J Card Surg. 2015 Nov;30(11):830-5. doi: 10.1111/jocs.12650. Epub 2015 Oct 8.

Abstract

Background: We retrospectively reviewed our experience of total arch replacement in patients undergoing repair of an ascending aortic dissection following previous cardiac surgery.

Methods: Data were collected for patients with acute type A aortic dissection following previous cardiac surgery between January 2005 and December 2014. Clinical and prognostic features were retrospectively analyzed.
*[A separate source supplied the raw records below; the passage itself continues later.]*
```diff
@@ -765,17 +815,18 @@
   if (ws_bytes < tc_workspace_bytes(p.d_latent, n)) return -1;
   if (debug_layer >= 0 && !(debug_layer < tc::kNumLayers && debug_layer != 0 && debug_layer != 3 && debug_layer != 6))
     return -2;
-  const size_t smem = tc::kSmemTotal + 1024;
+  const bool split = (flags & kTcFlagSplit) != 0;
+  auto smem_of = [](bool s) { return (size_t)(s ? tc::Smem<true>::kTotal : tc::Smem<false>::kTotal) + 1024; };
+  const size_t smem = smem_of(split);
   static bool attr_set = false;
   if (!attr_set) {
-    for (int i = 0; i < kNumTcKernels; ++i) cudaFuncSetAttribute(tc_kernel_at(i), cudaFuncAttributeMaxDynamicSharedMemorySize, (int)smem);
+    for (int i = 0; i < kNumTcKernels; ++i)
+      cudaFuncSetAttribute(tc_kernel_at(i), cudaFuncAttributeMaxDynamicSharedMemorySize, (int)smem_of(i % 3 == 2));
     attr_set = true;
   }
-  const bool split = (flags & kTcFlagSplit) != 0;
-  const int tile_pts = split ? tc::kTileM / 2 : tc::kTileM;
   tc::KernelArgs a;
   a.pts = pts; a.viewdir = viewdir; a.n = n; a.n_per = n_per;
-  a.n_tiles = (n + tile_pts - 1) / tile_pts;
+  a.n_tiles = (n + tc::kTileM - 1) / tc::kTileM;
   a.kz = kz_of(p.d_latent);
   a.wblob = reinterpret_cast<const unsigned char*>(split ? w.tc_split_packed : w.tc_packed);
   if (!a.wblob) return -3;
```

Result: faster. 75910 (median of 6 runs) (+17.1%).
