# ParBLiSS/kmerhash

Measured on AMD Instinct MI355X. Metric: kmer_inserts_plus_finds_per_sec, higher is better.
Workload: dtype u64

## Files before the change

### kmerhash_amd/csrc/kh_kernels.h

```cpp
#pragma once
#include <hip/hip_runtime.h>
#include <stdint.h>
#include "../../include/kmerhash_amd/kh_hash.h"

#define KH_LB 11
#define KH_L (1u << KH_LB)
#define KH_HS 4096u
#define KH_CHUNK_THREADS 512
#ifndef KH_PART_THREADS
#define KH_PART_THREADS 512
#define KH_PART_MAXPER 4
#endif
#ifndef KH_PART_ITEMS
#define KH_PART_ITEMS 16
#endif
#define KH_PART_TILE (KH_PART_THREADS * KH_PART_ITEMS)
#ifndef KH_PART_STAGE
#define KH_PART_STAGE 4096
#endif
#define KH_NONE 0xFFFFFFFFFFFFFFFFull
#define KH_EMPTY_KEY 0xFFFFFFFFFFFFFFFFull

enum { KHK_RH = 0, KHK_LP = 1 };
enum { KH_FLAG_PROBE_OVERFLOW = 0, KH_FLAG_REGION_OVERFLOW = 1, KH_FLAG_COUNT_OVERFLOW = 2, KH_FLAG_INTERNAL = 3, KH_FLAG_FUSE_INVALID = 4, KH_NFLAGS = 8 };

template <int KIND> __device__ __forceinline__ bool kh_is_empty(uint32_t b) { return KIND == KHK_RH ? (b == 0x00u) : (b == 0x40u); }
template <int KIND> __device__ __forceinline__ bool kh_is_occupied(uint32_t b) { return KIND == KHK_RH ? (b >= 0x80u) : (b < 0x40u); }

struct __align__(16) KhSlot { uint64_t key; uint32_t val; uint32_t info; };
#define KH_INFO_ERASE_MARK 0x100u
struct KhSlots {
  KhSlot* s;
  uint64_t cap;
};
__device__ __forceinline__ uint4 kh_slot_ld(const KhSlot* p) { return *reinterpret_cast<const uint4*>(p); }
__device__ __forceinline__ void kh_slot_st(KhSlot* p, uint64_t key, uint32_t val, uint32_t info) {
  uint4 w; w.x = (uint32_t)key; w.y = (uint32_t)(key >> 32); w.z = val; w.w = info;
  *reinterpret_cast<uint4*>(p) = w;
}
__device__ __forceinline__ uint64_t kh_slot_key(const uint4& w) { return (uint64_t)w.x | ((uint64_t)w.y << 32); }
template <int KIND> __device__ __forceinline__ uint32_t kh_empty_info() { return KIND == KHK_RH ? 0x00u : 0x40u; }

// ... 435 lines not shown
  const KhTile* tiles;
  const uint32_t* ntiles_dev;
  uint32_t ntiles;
  KhSeed seed;
  uint32_t PB;
  uint32_t shift;
  uint32_t nb;
  uint32_t* counts;
  unsigned long long* cursor;
  ulonglong2* orec;
  uint64_t slot;
  uint64_t dump;
  uint32_t* overflow;
  int xcd_swizzle;
  uint64_t slot_in; const unsigned long long* cur_in; uint32_t tps;
};

__device__ __forceinline__ uint32_t kh_part_q(uint64_t h, uint32_t PB) {
  if (PB == 0) return 0;
  uint32_t p = (uint32_t)(h >> KH_LB) & ((1u << PB) - 1u);
  return __brev(p) >> (32 - PB);
}

__device__ __forceinline__ KhTile kh_get_tile(const KhPartParams& P, uint32_t t) {
  if (P.tiles) return P.tiles[t];
  KhTile d;
  d.beg = (uint64_t)t * KH_PART_TILE;
  uint64_t rem = P.n - d.beg;
  d.len = rem < KH_PART_TILE ? (uint32_t)rem : KH_PART_TILE;
  d.seg = 0;
  return d;
}

template <int HASH, bool REC8 = false>
__global__ __launch_bounds__(KH_PART_THREADS) void k_part_hist(KhPartParams P) {
  extern __shared__ __align__(16) uint32_t kh_dyn_smem[];
  uint32_t* hist = kh_dyn_smem;
  const uint32_t tid = threadIdx.x, nb = P.nb;
  const uint32_t ntiles = P.tiles ? *P.ntiles_dev : P.ntiles;
  for (uint32_t i = tid; i < nb; i += KH_PART_THREADS) hist[i] = 0;
  __syncthreads();
  const uint32_t tpb = (ntiles + gridDim.x - 1) / gridDim.x;
  const uint32_t t0 = blockIdx.x * tpb;
  const uint32_t t1 = (t0 + tpb < ntiles) ? t0 + tpb : ntiles;
  uint32_t cur_seg = 0xFFFFFFFFu;
  for (uint32_t t = t0; t < t1; ++t) {
    KhTile d = kh_get_tile(P, t);
    if (d.seg != cur_seg) {
      if (cur_seg != 0xFFFFFFFFu) {
        __syncthreads();
        for (uint32_t i = tid; i < nb; i += KH_PART_THREADS) {
          uint32_t c = hist[i];
// ... 8 lines not shown
                              : *reinterpret_cast<const uint64_t*>(P.kbase + (d.beg + i) * P.kstride);
      uint32_t q = kh_part_q(kh_hash64<HASH>(key, P.seed), P.PB);
      atomicAdd(&hist[(q >> P.shift) & (nb - 1)], 1u);
    }
  }
  __syncthreads();
  if (cur_seg != 0xFFFFFFFFu)
    for (uint32_t i = tid; i < nb; i += KH_PART_THREADS) {
      uint32_t c = hist[i];
      if (c) atomicAdd(&P.counts[(uint64_t)cur_seg * nb + i], c);
    }
}
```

Results: Twenty-eight eligible patients (nonelective: 10, elective: 18) were identified. There was a mean period of 44.5 months between the first operation and the subsequent surgery. The overall 30-day mortality rate was 21.4%; 30.0% for nonelective patients and 16.7% for elective patients. Postoperative morbidity rate was higher among nonelective patients versus elective group. During follow-up, two patients died: one from intracranial hemorrhage and the other from a noncardiac cause. One patient received endografting as a result of the true lumen being compressed by the false lumen following aortic repair.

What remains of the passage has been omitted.